— Stored items from a collection —

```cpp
__global__ void k_probe_lds_order(uint32_t *bad);
__global__ void k_zero16(unsigned long long *p, unsigned long long n);
__global__ void k_seam_compress_tiny(const uint8_t *in, uint32_t n,
                                     uint8_t *out,
                                     unsigned long long *out_len,
                                     uint32_t *done, uint32_t seq);
__global__ void k_seam_decompress_tiny(DecompressArgs a, uint32_t *done,
                                       uint32_t seq);
__global__ void k_probe_tables(unsigned long long *tables,
                               unsigned long long stride, uint32_t steps,
                               uint32_t chunks, uint32_t per_chunk);
__global__ void k_plan_compress(CompressArgs a);
__global__ void k_plan_compress_a(CompressArgs a);
__global__ void k_plan_compress_b(CompressArgs a, uint32_t nparts);
__global__ void k_plan_compress_c(CompressArgs a);
__global__ void k_scan_sizes_a(CompressArgs a, uint32_t nparts);
__global__ void k_scan_sizes_b(CompressArgs a, uint32_t nparts);
__global__ void k_scan_sizes_c(CompressArgs a);
__global__ void k_compress_blocks(CompressArgs a);
__global__ void k_compress_block_lds(CompressArgs a);
__global__ void k_compress_spans(CompressArgs a);
__global__ void k_match_spans(CompressArgs a);
__global__ void k_redo_spilled(CompressArgs a, uint32_t *h_stat, uint32_t seq);
__global__ void k_match_spans_8k(CompressArgs a);
__global__ void k_post_ratio(uint32_t *host_mapped, const uint64_t *blk_off,
                             uint32_t blocks, const uint64_t *in_lens,
                             uint32_t n_streams, uint32_t seq);
__global__ void k_compress_span_lds(CompressArgs a);
__global__ void k_compress_tiny(CompressArgs a);
__global__ void k_compress_small512(CompressArgs a);
__global__ void k_compress_small1k(CompressArgs a);
__global__ void k_compress_small2k(CompressArgs a);
__global__ void k_match_blocks(CompressArgs a);
__global__ void k_match_blocks_spec(CompressArgs a);
__global__ void k_match_both(CompressArgs a);
__global__ void k_match_blocks_plain(CompressArgs a);
__global__ void k_match_both_plain(CompressArgs a);
__global__ void k_encode_tokens(CompressArgs a);
__global__ void k_scan_sizes(CompressArgs a);
__global__ void k_compact(CompressArgs a);
__global__ void k_stream_lens(CompressArgs a);

struct StreamArgs {
    const uint8_t *in;
    unsigned long long in_len;
    uint8_t *out;
    unsigned long long out_cap;
    unsigned long long *out_len;
    snapmi_error *err;
    unsigned long long *meta;
    unsigned long long *s1, *s2, *s3;
    unsigned long long *e1, *e2, *e3;
    unsigned long long *cuts;
    uint32_t nseg, nsuper, nsuper3, kmax;
    uint32_t seg_log2;
    uint32_t scan_segs;
    const void **c_in;
    unsigned long long *c_inlen;
    void **c_out;
    unsigned long long *c_cap;
    unsigned long long *c_outlen;
    snapmi_error *c_err;
    uint8_t *c_mode;
    uint8_t *fb_mode;
};
struct BatchStreams {
    const StreamArgs *descs;
    const uint32_t *pre;
    uint32_t n;
};
__host__ __device__ inline bool long_stream_rule(unsigned long long len,
                                                 unsigned long long dl,
                                                 unsigned long long min_len)
{
    const bool sane = dl / 22 <= len && 2 * dl >= 3ull * kStreamChunk;
    return sane && len >= min_len &&
           (2 * dl >= 3 * len || len >= (256ull << 10));
}
struct LongItem {
    uint32_t idx, pad;
    unsigned long long in_len, dlen;
    const void *in;
    void *out;
    unsigned long long out_cap;
};
#define SNAPMI_STREAM_KERNEL_DECL(name)                                       \
    __global__ void k_bstream_##name(BatchStreams b);
SNAPMI_STREAM_KERNEL_DECL(head)
SNAPMI_STREAM_KERNEL_DECL(scan)
SNAPMI_STREAM_KERNEL_DECL(super)
SNAPMI_STREAM_KERNEL_DECL(super3)
SNAPMI_STREAM_KERNEL_DECL(chain)
SNAPMI_STREAM_KERNEL_DECL(spread3)
SNAPMI_STREAM_KERNEL_DECL(spread2)
SNAPMI_STREAM_KERNEL_DECL(cuts)
SNAPMI_STREAM_KERNEL_DECL(pieces)
SNAPMI_STREAM_KERNEL_DECL(finish)
__global__ void k_long_plan(const void *const *in_ptrs, const uint64_t *in_lens,
                            void *const *out_ptrs, const uint64_t *out_caps,
                            uint32_t n, uint64_t min_len, uint8_t *modes,
                            LongItem *list, uint32_t cap, uint32_t *count);

struct IndexArgs {
    const void *const *in_ptrs;
    const uint64_t *in_lens;
    void *const *out_ptrs;
    const uint64_t *out_caps;
    uint64_t *out_lens;
    snapmi_error *errs;
    const uint64_t *first;
    const uint64_t *index;
    uint64_t entries;
    uint32_t n;
    uint8_t *modes;
    const void **c_in;
    uint64_t *c_inlen;
    void **c_out;
    uint64_t *c_cap;
    uint64_t *c_outlen;
    snapmi_error *c_err;
    uint8_t *c_mode;
// ... 188 lines not shown
```

rust-snappy_amd/csrc/snapmi_launch.hip:

```cpp
#include <hip/hip_runtime.h>

#include <cstdio>
#include <cstring>
#include <vector>

#include "snapmi.h"
#include "snapmi_test.h"
#include "snapmi_ctx.hpp"
#include "snapmi_launch.hpp"
#include "snapmi_pool.hpp"
#include "snapmi_route.hpp"
#include "snapmi_device.hpp"
#include "snapmi_kernels.hpp"

using namespace snapmi;
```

— YOUR TASK —
The answer must consist of each line in the entries above that includes "BatchStreams".

— FINISHED TASK —
struct BatchStreams {
    __global__ void k_bstream_##name(BatchStreams b);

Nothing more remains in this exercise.